Enjoy every minute of your time on VRE—one of the best commuter rails there is.

Beautiful trains, excellent conductors, polite passengers. At least that has been my experience and hope it will be yours, too.


----------



## railiner (Jul 15, 2021)

Mystic River Dragon said:


> Beautiful trains, excellent conductors, polite passengers. At least that has been my experience and hope it will be yours, too.


Nice. I think my new "home road", Tri-Rail, is likewise, even though the cars I wouldn't quite consider "beautiful", they are fine for their function...


----------



## GiantsFan (Jul 26, 2021)

Mystic River Dragon said:


> Enjoy every minute of your time on VRE—one of the best commuter rails there is.
> 
> Beautiful trains, excellent conductors, polite passengers. At least that has been my experience and hope it will be yours, too.



I don’t know if I’d call those galley cars beautiful. We have them on caltrain and … they’re solidly okay at best, and they don’t ride very well. The bombardier cars are more comfortable.


----------



## Cal (Jul 26, 2021)

GiantsFan said:


> I don’t know if I’d call those galley cars beautiful. We have them on caltrain and … they’re solidly okay at best, and they don’t ride very well. The bombardier cars are more comfortable.
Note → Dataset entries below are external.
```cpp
__global__ __launch_bounds__(256) void stem_apply_heavy_kernel(const StemApplyParams p) {
    __shared__ __attribute__((aligned(16))) float s_ks[4][SA_MG * SA_CH];
    const int lane = threadIdx.x & 63;
    const int wave = __builtin_amdgcn_readfirstlane(threadIdx.x >> 6);
    const int mb = blockIdx.y;
    const int mw0 = wave * SA_MG;
    const int mcount = min(SA_MG, p.M - (mb * 32 + mw0));
    if (mcount <= 0) return;
    const float sc = p.s[lane], sh = p.t[lane];
    const float y_empty = fmaxf(sh, 0.f);
    const int n_heavy = *p.heavy_count;
    float* ks = s_ks[wave];
  for (int hi_ = blockIdx.x; hi_ < n_heavy; hi_ += gridDim.x) {
    const int P = p.heavy_list[hi_];
    const int py = P / ST_POOLED, px = P - py * ST_POOLED;
    StemPixel g;
    stem_pixel(p, py, px, g);
    float v[SA_MG], best[SA_MG];
#pragma unroll
    for (int k = 0; k < SA_MG; ++k) {
        v[k] = 0.f;
        best[k] = g.n_empty > 0 ? y_empty : -INFINITY;
    }
    for (int cb = 0; cb < g.n_e; cb += SA_CH) {
        const int cnt = min(SA_CH, g.n_e - cb);
        float R[SA_CH];
        unsigned starts = 0, kbv = 0;
        stem_load_chunk(p, g.w, cb, g.n_e, lane, mb, R, starts, kbv);
        __builtin_amdgcn_wave_barrier();
        if (lane < SA_CH) {
#pragma unroll
            for (int k = 0; k < SA_MG; ++k) ks[k * SA_CH + lane] = (kbv >> (mw0 + k) & 1u) ? 1.0f : 0.0f;
        }
        __builtin_amdgcn_fence(__ATOMIC_RELEASE, "wavefront");
        __builtin_amdgcn_wave_barrier();
        __builtin_amdgcn_fence(__ATOMIC_ACQUIRE, "wavefront");
#pragma unroll
        for (int k = 0; k < SA_MG; ++k) {
#pragma unroll
            for (int i4 = 0; i4 < SA_CH / 4; ++i4) {
                const f4 kf = *(const f4*)&ks[k * SA_CH + 4 * i4];
#pragma unroll
                for (int ii = 0; ii < 4; ++ii) {
                    const int i = 4 * i4 + ii;
                    if (i < cnt) {
                        if (starts >> i & 1) {
                            asm volatile("" ::: "memory");
                            best[k] = fmaxf(best[k], fmaxf(fmaf(v[k], sc, sh), 0.f));
                            v[k] = 0.f;
                        }
                        v[k] = fmaf(kf[ii], R[i], v[k]);
                    }
                }
            }
        }
    }
    const size_t out0 = (((size_t)(p.slot0 + mb * 32 + mw0) * ST_POOLED + py) * ST_POOLED + px) * ST_C + lane;
#pragma unroll
    for (int k = 0; k < SA_MG; ++k) {
        if (k < mcount) {
            const float b = g.n_e > 0 ? fmaxf(best[k], fmaxf(fmaf(v[k], sc, sh), 0.f)) : best[k];
            const unsigned packed = stem_split_packed(b);
            const size_t o = out0 + (size_t)k * ST_POOLED * ST_POOLED * ST_C;
            p.out_hi[o] = __builtin_bit_cast(half_t, (unsigned short)(packed & 0xffffu));
            p.out_lo[o] = __builtin_bit_cast(half_t, (unsigned short)(packed >> 16));
        }
    }
    __builtin_amdgcn_wave_barrier();
  }
}

__global__ __launch_bounds__(256) void stem_apply_kernel(const StemApplyParams p) {
    __shared__ __attribute__((aligned(16))) unsigned s_out[2][4][4][ST_C];
    __shared__ __attribute__((aligned(16))) float s_kf[4][32][SA_KF_PITCH];
    const int lane = threadIdx.x & 63;
    const int wave = __builtin_amdgcn_readfirstlane(threadIdx.x >> 6);
    const int P = blockIdx.x * 4 + wave;
    const int mb = blockIdx.y;
    const int m0 = mb * 32;
    const int mcount = min(32, p.M - m0);
    const int py = P / ST_POOLED, px = P - py * ST_POOLED;
    StemPixel g;
    stem_pixel(p, py, px, g);
    const float sc = p.s[lane], sh = p.t[lane];
    const size_t out0_row = (((size_t)(p.slot0 + m0) * ST_POOLED + py) * ST_POOLED + (px - wave)) * ST_C;
    if (stem_heavy(g)) {
        const size_t o0 = out0_row + (size_t)wave * ST_C + lane;
        for (int m = 0; m < mcount; ++m) {
            const size_t o = o0 + (size_t)m * ST_POOLED * ST_POOLED * ST_C;
            const unsigned packed = (unsigned)__builtin_bit_cast(unsigned short, p.out_hi[o]) | ((unsigned)__builtin_bit_cast(unsigned short, p.out_lo[o]) << 16);
            stem_store4_packed(p, s_out, m, mcount, wave, lane, packed, out0_row);
        }
    } else if (g.interior) {
        if (g.kmax <= 1) stem_apply_fast<1, false>(p, s_out, s_kf[wave], wave, lane, mcount, out0_row, g.o9, g.len9, g.qok, sc, sh, mb);
        else if (g.kmax <= 2) stem_apply_fast<2, false>(p, s_out, s_kf[wave], wave, lane, mcount, out0_row, g.o9, g.len9, g.qok, sc, sh, mb);
        else if (g.kmax <= 3) stem_apply_fast<3, false>(p, s_out, s_kf[wave], wave, lane, mcount, out0_row, g.o9, g.len9, g.qok, sc, sh, mb);
        else if (g.kmax <= 4) stem_apply_fast<4, false>(p, s_out, s_kf[wave], wave, lane, mcount, out0_row, g.o9, g.len9, g.qok, sc, sh, mb);
        else stem_apply_fast<6, false>(p, s_out, s_kf[wave], wave, lane, mcount, out0_row, g.o9, g.len9, g.qok, sc, sh, mb);
    } else {
        if (g.kmax <= 2) stem_apply_fast<2, true>(p, s_out, s_kf[wave], wave, lane, mcount, out0_row, g.o9, g.len9, g.qok, sc, sh, mb);
        else stem_apply_fast<4, true>(p, s_out, s_kf[wave], wave, lane, mcount, out0_row, g.o9, g.len9, g.qok, sc, sh, mb);
    }
}

}
```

I have to agree. And their schedule, unfortunately, was not fitting our schedule. You couldn’t leave Fredericksburg past 8 AM to go to Washington. To get best commuter rail in my book there must be frequent (or at least semi-frequent) service all day.


----------



## west point (Jul 26, 2021)

Build the new Long bridge extra 2 Main tracks and you will probably get the service that is lacking now ! This route has the potential to really add more passengers for both VRE and Amtrak once the bridge is in service..


----------